Privacy policy
Privacy policy of Fennoscandic Simulation Systems Oy
Last updated on November 1, 2024.
Privacy policy in Finnish | Tietosuojalauseke Suomeksi
1. Data Controller
Fennoscandic Simulation Systems Oy
Headquarters: Jyväskylä, Finland
Email: info@cityspotting.fi
2. Contact Person for Register Inquiries
Sami Toivanen
sami(a)cityspotting.fi
3. Name of the Register
Customer and/or Marketing Register
4. Legal Basis and Purpose of Data Processing
The legal basis for processing personal data, in accordance with the EU General Data Protection Regulation (GDPR), is a customer relationship in which the data subject or the company or organization they represent is a party. The personal data requested within the customer relationship are essential to fulfill the contract.
The processing of personal data is also based on the legitimate interest of the data controller, insofar as the purpose of processing is customer communication, relationship maintenance, and marketing.
Additionally, personal data processing is partly based on statutory obligations, such as accounting requirements.
Digital direct marketing and subscription to newsletters are based on the consent provided by the data subject or on the legitimate interest of the data controller. The data subject has the right to withdraw their consent at any time.
Data is not used for automated decision-making or profiling.
5. Contents of the Register
Data stored in the register may include: name, company/organization, contact details (phone number, email), IP address of network connection, geographic location data of mobile devices, information on subscribed services and changes to these, billing details, consents provided by the data subject, and other information related to the customer relationship and subscribed services.
Data is retained for as long as necessary to fulfill the above-defined processing purposes, unless longer retention is required by law (such as special legislation, accounting obligations, or reporting requirements), or unless the data controller needs the data to establish, exercise, or defend a legal claim or resolve a similar dispute.
Retention periods and criteria for retention vary by category of personal data, depending on its purpose. When data is no longer needed in the manner defined above, it is deleted within a reasonable timeframe.
Additionally, data is retained for marketing purposes even after an active customer relationship has ended. The data subject has the right to request the deletion of their data. They may do so by requesting deletion from the register directly or, for example, via a link included in emails.

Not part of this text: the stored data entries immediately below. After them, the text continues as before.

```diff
diff --git a/include/ctrlv_hip.h b/include/ctrlv_hip.h
--- a/include/ctrlv_hip.h
+++ b/include/ctrlv_hip.h
@@ -98,6 +98,7 @@
                       const float* ln_V, int ln_vdiv, int ln_vmod, int ln_ldv, const void* w1f, const void* w2f,
                       const ctrlv_gemm_desc* out_desc, ctrlv_stream_t stream);
 int ctrlv_ff_fused_serves(const ctrlv_gemm_desc* out_desc, int ldx);
+int ctrlv_ff_fused_ln_serves(const ctrlv_gemm_desc* out_desc, int ldx);
 
 int ctrlv_quant_rows_f8(const void* x, int M, int K, int ldx, const float* gamma, const float* beta, float eps,
                         const float* V, int vdiv, int vmod, int ldv, void* q, int ldq, float* scale, ctrlv_stream_t stream);
```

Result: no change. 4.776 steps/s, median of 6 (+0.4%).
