def flush_wgrad_reduces():
    global DEFERRED_WGRADS
    items = DEFERRED_WGRADS
    if not items:
        return
    L.check(L.lib().mi_splitk_reduce_batch(L.host_array([it[0].data_ptr() for it in items]), L.host_array([it[1].data_ptr() for it in items]),
                                           L.host_array([it[2] for it in items], ctypes.c_int),
                                           L.host_array([it[3] for it in items], ctypes.c_long), len(items), L.stream()),
            "mi_splitk_reduce_batch")
    del items[:]


SIDE_WGRADS = None
SIDE_ROWS_MAX = int(os.environ.get("CETPICK_SIDE_ROWS", "32768"))


def _side_or_now(fn, rows):
    if SIDE_WGRADS is not None and rows <= SIDE_ROWS_MAX and (PROFILE is None or isinstance(fn, _WgradJob)):
        SIDE_WGRADS.append(fn)
        return True
    fn()
    return False


class _WgradJob:
    __slots__ = ("x", "dy", "tgt", "slab", "geom", "param", "flops")

    def __init__(self, x, dy, tgt, slab, geom, param=None, flops=0.0):
        self.x, self.dy, self.tgt, self.slab, self.geom, self.param, self.flops = x, dy, tgt, slab, geom, param, flops

    def __call__(self):
        splits = ctypes.c_int(0)
        L.check(L.lib().mi_conv_wgrad_f32(L.ptr(self.x), L.ptr(self.dy), L.ptr(self.tgt), self.geom.ref, L.ptr(self.slab),
                                          self.slab.numel(), ctypes.addressof(splits), L.stream()), "mi_conv_wgrad_f32")
        if splits.value > 1:
            DEFERRED_WGRADS.append((self.slab, self.tgt, int(splits.value), self.tgt.numel()))


WGRAD_BATCH = os.environ.get("CETPICK_WGRAD_BATCH", "1") != "0"
WGRAD_BATCH_MAX = 4

_BACKWARD_END = None
_BACKWARD_END_TASK = -1


def _defer_to_backward_end(job):
    global _BACKWARD_END, _BACKWARD_END_TASK
    try:
        torch.autograd.Variable._execution_engine.queue_callback(_flush_backward_end)
    except RuntimeError:
        return False
    task = torch._C._current_graph_task_id()
    if _BACKWARD_END is not None and task != _BACKWARD_END_TASK:
        for stale in _BACKWARD_END:
            if stale.param is not None:
                stale.param._mi_wgrad_pending = False
        _BACKWARD_END = None
    if _BACKWARD_END is None:
        _BACKWARD_END = []
        _BACKWARD_END_TASK = task
    _BACKWARD_END.append(job)
    if job.param is not None:
        job.param._mi_wgrad_pending = True
    return True


def _flush_backward_end():
    global _BACKWARD_END, DEFERRED_WGRADS
    items, _BACKWARD_END = _BACKWARD_END, None
    if not items:
        return
    saved, DEFERRED_WGRADS = DEFERRED_WGRADS, []
    try:
        run_wgrad_jobs(items)
        flush_wgrad_reduces()
    finally:
        DEFERRED_WGRADS = saved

6. Regular Sources of Data
Data recorded in the register is obtained from the data subject or the company or organization they represent via messages sent through web forms, emails, phone calls, social media services, during registration, from contracts, customer meetings, and other situations where the data subject and/or customer provides their information.

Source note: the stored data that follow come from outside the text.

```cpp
__global__ __launch_bounds__(WAVE) void d_eval(const ascent_params *params, long batch, DGeo g, double *ws) {
  const long p = blockIdx.y;
  const int k = blockIdx.x * WAVE + threadIdx.x, K = g.K;
  double *w = ws + (size_t)p * g.nlp_doubles();
  double *sc = w + g.off_sc();
  if ((int)sc[X_STATE] != ST_TRIAL || k >= K) return;
  const Der d = derive_t(params[p], g.terminal);
  const bool first = sc[X_FIRST] != 0.0;
  const double alpha = first ? 0.0 : sc[X_ALPHA], adu = first ? 0.0 : sc[X_ADU], mu = sc[X_MU];
  const Scal s = load_scal(sc, X_S), ds = load_scal(sc, X_D);
  const Scal stt = trial_scal(d, s, ds, alpha, adu, mu, first);
  const int cur = (int)sc[X_CUR];
  const double *ic = w + g.off_it(cur), *st = w + g.off_st();
  double *in = w + g.off_it(1 - cur), *nv = w + g.off_nv(), *rec = w + g.off_rec() + (size_t)k * NGRID * 64;
  const double hT = (1.0 / K) * d.T, dt = hT * stt.th;
  const double wa = g.scheme == 0 ? 0.0 : g.scheme == 1 ? 0.5 : 1.0 / 6.0;
  const double wm = g.scheme == 2 ? 4.0 / 6.0 : 0.0;
  const double wb = g.scheme == 0 ? 1.0 : g.scheme == 1 ? 0.5 : 1.0 / 6.0;
  const double sa = dt * wa, sm = dt * wm, sb = dt * wb, e8 = 0.125 * dt, h8 = 0.125 * hT;
  double za[7], zb[7], lam[7], zbd[6], u;
  ASC_UNROLL
  for (int i = 0; i < 7; i++) {
    zb[i] = ic[(O_Z + i) * K + k] + alpha * st[(O_Z + i) * K + k];
    za[i] = k ? ic[(O_Z + i) * K + k - 1] + alpha * st[(O_Z + i) * K + k - 1] : 0.0;
    lam[i] = ic[(O_L + i) * K + k] + alpha * st[(O_L + i) * K + k];
  }
  u = ic[O_U * K + k] + alpha * st[O_U * K + k];
  const double dist[6] = {zb[IA], d.aub - zb[IA], zb[IM], 1.0 - zb[IM], u + 1.0, 1.0 - u};
  const double mlo = mu * 1e-10, mhi = mu * 1e10;
  ASC_UNROLL
  for (int b = 0; b < 6; b++) {
    double v = ic[(O_ZB + b) * K + k];
    if (!first) { const double id = rcp(dist[b]); v = fmin(fmax(v + adu * st[(O_ZB + b) * K + k], mlo * id), mhi * id); }
    zbd[b] = v;
    in[(O_ZB + b) * K + k] = v;
  }
  ASC_UNROLL
  for (int i = 0; i < 7; i++) { in[(O_Z + i) * K + k] = zb[i]; in[(O_L + i) * K + k] = lam[i]; }
  in[O_U * K + k] = u;
  double lu = 0.0, pp = 1.0, pn = 1.0, zp = 0.0, zn = 0.0, cu = 0.0;
  if (g.dc) {
    const double up = k ? ic[O_U * K + k - 1] + alpha * st[O_U * K + k - 1] : 0.0;
    lu = ic[O_LU * K + k] + alpha * st[O_LU * K + k];
    pp = ic[O_PP * K + k] + alpha * st[O_PP * K + k];
    pn = ic[O_PN * K + k] + alpha * st[O_PN * K + k];
    zp = ic[O_ZP * K + k]; zn = ic[O_ZN * K + k];
    if (!first) {
      const double ip = rcp(pp), in_ = rcp(pn);
      zp = fmin(fmax(zp + adu * st[O_ZP * K + k], mlo * ip), mhi * ip);
      zn = fmin(fmax(zn + adu * st[O_ZN * K + k], mlo * in_), mhi * in_);
    }
    in[O_LU * K + k] = lu; in[O_PP * K + k] = pp; in[O_PN * K + k] = pn; in[O_ZP * K + k] = zp; in[O_ZN * K + k] = zn;
    cu = u - up - pp + pn;
  }
  if (k == K - 1) store_scal(sc, X_T, stt);
  double Ga[8], Gb[8], Gm[8], Hw[10], fa[7], fb[7], fm[7], zm[7], ax, ay;
  ASC_UNROLL
  for (int i = 0; i < 8; i++) { Ga[i] = 0.0; Gm[i] = 0.0; }
  ASC_UNROLL
  for (int i = 0; i < 7; i++) { fa[i] = 0.0; fm[i] = 0.0; zm[i] = 0.0; }
  accel<1>(d, zb[IX], zb[IY], zb[IA], zb[IM], 0.0, 0.0, ax, ay, Gb, nullptr);
  rhs_f(d, zb, u, ax, ay, fb);
  if (g.scheme != 0) {
    accel<1>(d, za[IX], za[IY], za[IA], za[IM], 0.0, 0.0, ax, ay, Ga, nullptr);
    rhs_f(d, za, u, ax, ay, fa);
  }
  double H4m[4][4];
  ASC_UNROLL
  for (int i = 0; i < 4; i++) {
    ASC_UNROLL
    for (int j = 0; j < 4; j++) H4m[i][j] = 0.0;
  }
  double gm[7], mth[7];
// ... 1170 lines not shown
```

Where legally permitted, data may also be collected and updated from registers maintained by third parties.
7. Regular Disclosure of Data and Transfer of Data Outside the EU or EEA
Data is not regularly disclosed to other parties. Data may be published to the extent agreed with the data subject or customer. The data controller may outsource data processing to service providers or subcontractors, as defined in this privacy statement. The data controller ensures, through appropriate contractual obligations, that personal data is processed correctly. Additionally, data may be disclosed to authorities in situations required or authorized by law.
As a rule, data is not transferred outside the European Union or the European Economic Area. If data is transferred outside the EU or EEA, the data controller ensures an adequate level of protection for personal data, for instance, by agreeing on personal data processing matters in compliance with data protection legislation, such as by using the European Commission’s Standard Contractual Clauses.

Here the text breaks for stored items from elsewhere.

# qingqing-zijin/LEAD-YOLO

Measured on AMD Instinct MI355X. Metric: images/sec (640x640) fwd+bwd, higher is better.
Workload: dtype bf16; 1 GPU; lead-yolo-s bs=64/gpu 3x640x640 bf16 full train step: uint8 batch -> train-mode forward (batch-statistics BN), ComputeLoss, HIP backward, clip 10, SGD-nesterov 3 groups, ModelEMA update (BASELINE.json configs[2]); random-init weights; global_batch=64, parallelism=dp1 (single GPU, no collective), world_size=1

## Files before the change

### lead-yolo_amd/csrc/ly_conv3x3.hip

```cpp
#include <cstdlib>
#include "ly_tile.hpp"
#include "ly_params.h"

#define LY_C3_NT 8
#define LY_C3_NV 6

#ifndef LY_C3_NTA_WPE
#define LY_C3_NTA_WPE 3
#endif
template <typename T, int MT, int WC, int NTA = 0>
__global__ __launch_bounds__(LY_THREADS) __attribute__((amdgpu_waves_per_eu(sizeof(T) == 2 ? (NTA > 0 ? LY_C3_NTA_WPE : 3) : 2))) void ly_conv3x3_kernel(const LyConv3Params P, const int gy, const int tiles_x, const int tiles_y, const int rp, const int ps) {
  using TR = LyT<T>;
  using RV = typename TR::RV;
  constexpr int VW = TR::VW, PL = TR::PL;
  constexpr int LY_CC = 8 * VW;
  constexpr int KS = LY_CC / 32;
  constexpr int LY_RSH = ly_qrs(KS);
  extern __shared__ f32x4 ly_smem4[];
  const int TH = P.TH, TW = P.TW, FW = TW + 2;
  const int frame = (TH + 2) * FW;
  char* hs_hi = reinterpret_cast<char*>(ly_smem4);
  char* hs_lo = hs_hi + (PL - 1) * 4 * ps;
  const T* const x = reinterpret_cast<const T*>(P.x);
  T* const out = reinterpret_cast<T*>(P.out);

  const int tid = threadIdx.x, lane = tid & 63;
  const int wave = __builtin_amdgcn_readfirstlane(tid >> 6);
  const int li = lane & 15, lq = lane >> 4;
  constexpr int WP = 4 / WC;
  constexpr int NTW = LY_C3_NT / WP;
  const int wc = wave % WC, wp = wave / WC;
  int b = ly_xcd_remap((int)blockIdx.x, (int)gridDim.x);
  const int by = b % gy; b /= gy;
  const int tx = b % tiles_x; b /= tiles_x;
  const int ty = b % tiles_y;
  const int n_img = b / tiles_y;
  const int h0 = ty * TH, w0 = tx * TW;
  const int npx = TH * TW;
  const int ntv = (npx + 15) >> 4;
  const f32x4 zero = ly_zero4();
  const int C32 = (P.Cin + 31) >> 5;
  const int NCH = (P.Cin + LY_CC - 1) / LY_CC;
  const int S = 9 * C32;
  const int Tt = (P.N + 15) >> 4;
  const long img0 = (long)n_img * P.H * P.W;

  int hb[NTW];
  long orow[NTW];
#pragma unroll
  for (int n = 0; n < NTW; ++n) {
    const int p = 16 * (wp * NTW + n) + li;
    const int pp = p < npx ? p : 0;
    const int r = pp / TW, c = pp - r * TW;
    hb[n] = r * rp + c * LY_RSH;
    const bool ok = p < npx && h0 + r < P.H && w0 + c < P.W;
    orow[n] = ok ? img0 + (long)(h0 + r) * P.W + (w0 + c) : -1;
  }

  const int items = frame * 8;
  int src[LY_C3_NV];
  int dst[LY_C3_NV];
#pragma unroll
  for (int e = 0; e < LY_C3_NV; ++e) {
    const int idx = tid + e * LY_THREADS;
    int off = -1;
    int dd = 0;
    if (idx < items) {
      const int pos = idx >> 3, c4 = idx & 7;
      const int fr = pos / FW, fc = pos - fr * FW;
      const int hh = h0 - 1 + fr, ww = w0 - 1 + fc;
      dd = fr * rp + fc * LY_RSH;
      if (hh >= 0 && hh < P.H && ww >= 0 && ww < P.W) off = (int)((img0 + (long)hh * P.W + ww) * P.ldx + VW * c4);
    }
    src[e] = off; dst[e] = dd;
  }
  RV pv[LY_C3_NV];
  auto prefetch = [&](int c0) {
#pragma unroll
    for (int e = 0; e < LY_C3_NV; ++e) {
      const int c4 = (tid + e * LY_THREADS) & 7;
      const bool ok = src[e] >= 0 && c0 + VW * c4 < P.Cin;
      pv[e] = ly_ldrv<T>(ok ? x + src[e] + c0 : x);
    }
  };
  auto commit = [&](int c0) {
#pragma unroll
    for (int e = 0; e < LY_C3_NV; ++e) {
      const int idx = tid + e * LY_THREADS;
      const int c4 = idx & 7;
      const bool ok = src[e] >= 0 && c0 + VW * c4 < P.Cin;
      RV v = pv[e];
      if (!ok) ly_zero_raw(v);
      if (idx < items) ly_img_put_rv(hs_hi, hs_lo, dst[e], ps, VW * c4, v);
    }
  };

  f32x4 acc[MT][NTW];
#pragma unroll
  for (int t = 0; t < MT; ++t)
#pragma unroll
    for (int n = 0; n < NTW; ++n) acc[t][n] = zero;
  long wbase[MT];
#pragma unroll
  for (int t = 0; t < MT; ++t) {
    const int tt = (by * WC + wc) * MT + t;
    wbase[t] = (long)(tt < Tt ? tt : Tt - 1) * S;
  }
  const uint4* wpk = reinterpret_cast<const uint4*>(P.wp);
  ly_l2_warm(P.wp, (long)Tt * S * PL * 1024, P.stats ? reinterpret_cast<float*>(P.stats) : reinterpret_cast<float*>(P.out));

  auto wstep = [&](int tap, int cc, int ks) -> long {
    int st = KS * cc + ks;
    if (st >= C32) st = C32 - 1;
    return (long)tap * C32 + st;
  };
  LyWF<PL> wcur[MT], wnxt[MT];
#pragma unroll
  for (int t = 0; t < MT; ++t) wcur[t] = ly_wfragp<PL>(wpk, wbase[t], lane);

  prefetch(0);
  commit(0);
  __syncthreads();

  for (int cc = 0; cc < NCH; ++cc) {
    const bool more = cc + 1 < NCH;
    prefetch((more ? cc + 1 : cc) * LY_CC);
#pragma unroll(MT * NTW <= 8 ? 1 : 9)
    for (int tap = 0; tap < 9; ++tap) {
      const int toff = (tap / 3) * rp + (tap % 3) * LY_RSH;
#pragma unroll
      for (int ks = 0; ks < KS; ++ks) {
        {
          const bool last = ks == KS - 1;
          const int nk = last ? 0 : ks + 1;
          const int nt = last ? (tap < 8 ? tap + 1 : 0) : tap;
          const int nc = (last && tap == 8) ? (more ? cc + 1 : cc) : cc;
#pragma unroll
          for (int t = 0; t < MT; ++t) wnxt[t] = ly_wfragp<PL>(wpk, wbase[t] + wstep(nt, nc, nk), lane);
        }
        if constexpr (NTA > 0) {
          bf16x8 xh[NTA], xl[NTA];
#pragma unroll
          for (int n = 0; n < NTA; ++n) {
            xh[n] = ly_img_frag(hs_hi, hb[n] + toff, ps, ks, lq);
            xl[n] = xh[n];
            if constexpr (PL == 2) xl[n] = ly_img_frag(hs_lo, hb[n] + toff, ps, ks, lq);
          }
#pragma unroll
          for (int n = 0; n < NTA; ++n)
#pragma unroll
            for (int t = 0; t < MT; ++t) acc[t][n] = ly_mfmap<PL>(wcur[t], xh[n], xl[n], acc[t][n]);
        } else {
#pragma unroll
        for (int n = 0; n < NTW; ++n) {
          if (wp * NTW + n < ntv) {
            const bf16x8 xh = ly_img_frag(hs_hi, hb[n] + toff, ps, ks, lq);
            bf16x8 xl = xh;
            if constexpr (PL == 2) xl = ly_img_frag(hs_lo, hb[n] + toff, ps, ks, lq);
#pragma unroll
            for (int t = 0; t < MT; ++t) acc[t][n] = ly_mfmap<PL>(wcur[t], xh, xl, acc[t][n]);
          }
        }
        }
#pragma unroll
        for (int t = 0; t < MT; ++t) wcur[t] = wnxt[t];
      }
    }
    if (more) {
      __syncthreads();
      commit((cc + 1) * LY_CC);
      __syncthreads();
    }
  }

  const int act = P.act;
  const bool vec_ok = (P.ldo & 3) == 0;
#pragma unroll
  for (int t = 0; t < MT; ++t) {
    const int tt = (by * WC + wc) * MT + t;
    const int c = 16 * tt + 4 * lq;
    if (tt >= Tt || c >= P.N) continue;
    float sc[4], sh[4];
#pragma unroll
    for (int r = 0; r < 4; ++r) {
      const bool ok = c + r < P.N;
      sc[r] = (ok && P.e_scale) ? P.e_scale[c + r] : 1.f;
      sh[r] = (ok && P.e_shift) ? P.e_shift[c + r] : 0.f;
    }
    f32x4 s1 = zero, s2 = zero;
#pragma unroll
    for (int n = 0; n < NTW; ++n) {
      if (orow[n] < 0) continue;
      f32x4 u;
#pragma unroll
      for (int r = 0; r < 4; ++r) u[r] = acc[t][n][r] * sc[r] + sh[r];
      if (P.stats) {
        s1 += u;
        s2 += u * u;
        if (!out) continue;
      }
      const f32x4 v = ly_act4(u, act);
      T* o = out + orow[n] * P.ldo + c;
      if (vec_ok && c + 3 < P.N) {
        ly_st4<T>(o, v);
      } else {
#pragma unroll
        for (int r = 0; r < 4; ++r)
          if (c + r < P.N) ly_st1<T>(o + r, v[r]);
      }
    }
    if (P.stats) ly_stats_flush(P.stats, P.N, c, s1, s2);
  }
}

#ifndef LY_C3_PD
#define LY_C3_PD 3
#endif
template <int V>
struct LyC3Ic { static constexpr int value = V; };

template <typename T, int MT, int WC>
__global__ __launch_bounds__(LY_THREADS) __attribute__((amdgpu_waves_per_eu(2))) void ly_conv3x3_lat_kernel(const LyConv3Params P, const int gy, const int tiles_x, const int tiles_y, const int rp, const int ps) {
  using TR = LyT<T>;
  using RV = typename TR::RV;
  constexpr int VW = TR::VW, PL = TR::PL;
  constexpr int LY_CC = 8 * VW;
  constexpr int KS = LY_CC / 32;
  constexpr int LY_RSH = ly_qrs(KS);
  extern __shared__ f32x4 ly_smem4[];
  const int TH = P.TH, TW = P.TW, FW = TW + 2;
  const int frame = (TH + 2) * FW;
  char* hs_hi = reinterpret_cast<char*>(ly_smem4);
  char* hs_lo = hs_hi + (PL - 1) * 4 * ps;
  const T* const x = reinterpret_cast<const T*>(P.x);
  T* const out = reinterpret_cast<T*>(P.out);

  const int tid = threadIdx.x, lane = tid & 63;
  const int wave = __builtin_amdgcn_readfirstlane(tid >> 6);
  const int li = lane & 15, lq = lane >> 4;
  constexpr int WP = 4 / WC;
  constexpr int NTW = LY_C3_NT / WP;
  const int wc = wave % WC, wp = wave / WC;
  int b = ly_xcd_remap((int)blockIdx.x, (int)gridDim.x);
  const int by = b % gy; b /= gy;
  const int tx = b % tiles_x; b /= tiles_x;
  const int ty = b % tiles_y;
  const int n_img = b / tiles_y;
  const int h0 = ty * TH, w0 = tx * TW;
  const int npx = TH * TW;
  const int ntv = (npx + 15) >> 4;
  const f32x4 zero = ly_zero4();
  const int C32 = (P.Cin + 31) >> 5;
  const int NCH = (P.Cin + LY_CC - 1) / LY_CC;
  const int S = 9 * C32;
  const int Tt = (P.N + 15) >> 4;
  const long img0 = (long)n_img * P.H * P.W;

  int hb[NTW];
#pragma unroll
  for (int n = 0; n < NTW; ++n) {
    const int p = 16 * (wp * NTW + n) + li;
    const int pp = p < npx ? p : 0;
    const int r = pp / TW, c = pp - r * TW;
    hb[n] = r * rp + c * LY_RSH;
  }
  auto out_row = [&](int n) -> long {
    const int p = 16 * (wp * NTW + n) + li;
    const int pp = p < npx ? p : 0;
    const int r = pp / TW, c = pp - r * TW;
    const bool ok = p < npx && h0 + r < P.H && w0 + c < P.W;
    return ok ? img0 + (long)(h0 + r) * P.W + (w0 + c) : -1;
  };

  const int items = frame * 8;
  int src[LY_C3_NV];
  int dst[LY_C3_NV];
#pragma unroll
  for (int e = 0; e < LY_C3_NV; ++e) {
    const int idx = tid + e * LY_THREADS;
    int off = -1;
    int dd = 0;
    if (idx < items) {
      const int pos = idx >> 3, c4 = idx & 7;
      const int fr = pos / FW, fc = pos - fr * FW;
      const int hh = h0 - 1 + fr, ww = w0 - 1 + fc;
      dd = fr * rp + fc * LY_RSH;
      if (hh >= 0 && hh < P.H && ww >= 0 && ww < P.W) off = (int)((img0 + (long)hh * P.W + ww) * P.ldx + VW * c4);
    }
    src[e] = off; dst[e] = dd;
  }
  RV pv[LY_C3_NV];
  auto prefetch = [&](int c0) {
#pragma unroll
    for (int e = 0; e < LY_C3_NV; ++e) {
      const int c4 = (tid + e * LY_THREADS) & 7;
      const bool ok = src[e] >= 0 && c0 + VW * c4 < P.Cin;
      pv[e] = ly_ldrv<T>(ok ? x + src[e] + c0 : x);
    }
  };
  auto commit = [&](int c0) {
#pragma unroll
    for (int e = 0; e < LY_C3_NV; ++e) {
      const int idx = tid + e * LY_THREADS;
      const int c4 = idx & 7;
      const bool ok = src[e] >= 0 && c0 + VW * c4 < P.Cin;
      RV v = pv[e];
      if (!ok) ly_zero_raw(v);
      if (idx < items) ly_img_put_rv(hs_hi, hs_lo, dst[e], ps, VW * c4, v);
    }
  };

  f32x4 acc[MT][NTW];
#pragma unroll
  for (int t = 0; t < MT; ++t)
#pragma unroll
    for (int n = 0; n < NTW; ++n) acc[t][n] = zero;
  long wbase[MT];
#pragma unroll
  for (int t = 0; t < MT; ++t) {
    const int tt = (by * WC + wc) * MT + t;
    wbase[t] = (long)(tt < Tt ? tt : Tt - 1) * S;
  }
  const uint4* wpk = reinterpret_cast<const uint4*>(P.wp);
  ly_l2_warm(P.wp, (long)Tt * S * PL * 1024, P.stats ? reinterpret_cast<float*>(P.stats) : reinterpret_cast<float*>(P.out));

  auto wstep = [&](int tap, int cc, int ks) -> long {
    int st = KS * cc + ks;
    if (st >= C32) st = C32 - 1;
    return (long)tap * C32 + st;
  };
  static_assert(PL == 1, "bf16 storage only");
  constexpr int PD = LY_C3_PD;
  constexpr int SPC = 9 * KS;
  static_assert(SPC % PD == 0, "ring depth must divide the steps of a chunk");
  LyWF<PL> wq[PD][MT];
  auto wstep_at = [&](int cc, int j, bool more) -> long {
    int c2 = cc;
    if (j >= SPC) { j -= SPC; c2 = more ? cc + 1 : cc; }
    return wstep(j / KS, c2, j % KS);
  };
  {
#pragma unroll
    for (int j = 0; j < PD - 1; ++j)
#pragma unroll
      for (int t = 0; t < MT; ++t) wq[j][t] = ly_wfragp<PL>(wpk, wbase[t] + wstep_at(0, j, NCH > 1), lane);
  }

  prefetch(0);
  commit(0);
  __syncthreads();

  auto contract = [&](auto ncC) {
    constexpr int NC = decltype(ncC)::value;
    for (int cc = 0; cc < NCH; ++cc) {
      const bool more = cc + 1 < NCH;
      prefetch((more ? cc + 1 : cc) * LY_CC);
      {
#pragma unroll
        for (int tap = 0; tap < 9; ++tap) {
          int toff = (tap / 3) * rp + (tap % 3) * LY_RSH;
          asm volatile("" : "+s"(toff));
#pragma unroll
          for (int ks = 0; ks < KS; ++ks) {
            const int j = tap * KS + ks;
            int lane_j = lane;
            asm volatile("" : "+v"(lane_j));
#pragma unroll
            for (int t = 0; t < MT; ++t) wq[(j + PD - 1) % PD][t] = ly_wfragp<PL>(wpk, wbase[t] + wstep_at(cc, j + PD - 1, more), lane_j);
#pragma unroll
            for (int n = 0; n < NC; ++n) {
              {
                const bf16x8 xh = ly_img_frag(hs_hi, hb[n] + toff, ps, ks, lq);
#pragma unroll
                for (int t = 0; t < MT; ++t) acc[t][n] = ly_mfmap<PL>(wq[j % PD][t], xh, xh, acc[t][n]);
              }
            }
            __builtin_amdgcn_sched_barrier(0);
          }
        }
      }
      if (more) {
        __syncthreads();
        commit((cc + 1) * LY_CC);
        __syncthreads();
      }
    }
  };
  {
    int nw = ntv - wp * NTW;
    nw = nw < 0 ? 0 : nw > NTW ? NTW : nw;
    switch (nw) {
      case 1: contract(LyC3Ic<1>()); break;
      case 2: contract(LyC3Ic<2>()); break;
      case 3: contract(LyC3Ic<3>()); break;
      case 4: contract(LyC3Ic<(NTW >= 4 ? 4 : NTW)>()); break;
      case 5: contract(LyC3Ic<(NTW >= 5 ? 5 : NTW)>()); break;
      case 6: contract(LyC3Ic<(NTW >= 6 ? 6 : NTW)>()); break;
      case 7: contract(LyC3Ic<(NTW >= 7 ? 7 : NTW)>()); break;
      case 8: contract(LyC3Ic<(NTW >= 8 ? 8 : NTW)>()); break;
      default: contract(LyC3Ic<0>()); break;
    }
  }

  const int act = P.act;
  const bool vec_ok = (P.ldo & 3) == 0;
#pragma unroll
  for (int t = 0; t < MT; ++t) {
    const int tt = (by * WC + wc) * MT + t;
    const int c = 16 * tt + 4 * lq;
    if (tt >= Tt || c >= P.N) continue;
    float sc[4], sh[4];
#pragma unroll
    for (int r = 0; r < 4; ++r) {
      const bool ok = c + r < P.N;
      sc[r] = (ok && P.e_scale) ? P.e_scale[c + r] : 1.f;
      sh[r] = (ok && P.e_shift) ? P.e_shift[c + r] : 0.f;
    }
    f32x4 s1 = zero, s2 = zero;
#pragma unroll
    for (int n = 0; n < NTW; ++n) {
      const long orow_n = out_row(n);
      if (orow_n < 0) continue;
      f32x4 u;
#pragma unroll
      for (int r = 0; r < 4; ++r) u[r] = acc[t][n][r] * sc[r] + sh[r];
      if (P.stats) {
        s1 += u;
        s2 += u * u;
        if (!out) continue;
      }
      const f32x4 v = ly_act4(u, act);
      T* o = out + orow_n * P.ldo + c;
      if (vec_ok && c + 3 < P.N) {
        ly_st4<T>(o, v);
      } else {
#pragma unroll
        for (int r = 0; r < 4; ++r)
          if (c + r < P.N) ly_st1<T>(o + r, v[r]);
      }
    }
    if (P.stats) ly_stats_flush(P.stats, P.N, c, s1, s2);
  }
}
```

8. Principles of Register Security
Care is taken in handling the register, and data processed with information systems is appropriately protected. When register data is stored on Internet servers, the physical and digital security of the hardware is duly managed. The data controller ensures that stored data, server access rights, and other critical information related to the security of personal data are handled confidentially and only by employees whose job duties include such handling.
9. Right of Access and Right to Rectification
Each person in the register has the right to review the data stored about them and to request the correction of any erroneous information or the completion of incomplete information. If an individual wishes to review their stored data or request rectification, the request must be sent to the data controller by email. The data controller may request the individual to verify their identity if necessary. The data controller will respond to the data subject within the timeframe set by the EU’s data protection regulation (generally within one month).
10. Other Rights Related to Data Processing
Individuals in the register have the right to request the deletion of their personal data from the register (“right to be forgotten”). Data subjects also have other rights under the EU General Data Protection Regulation, such as the right to restrict processing and the right to object to processing in certain situations. Requests should be sent by email to the data controller. The data controller may request the individual to verify their identity if necessary. The data controller will respond to the data subject within the timeframe set by the EU’s data protection regulation (generally within one month).
The data subject has the right to lodge a complaint with the data protection authority (www.tietosuoja.fi) if they believe that their personal data has been processed in violation of applicable legislation.
11. Other Rights Related to Data Processing
The data controller continuously develops its services and may therefore need to amend and update this privacy statement. Changes may also result from changes in legislation. Any changes will be announced on the data controller’s website.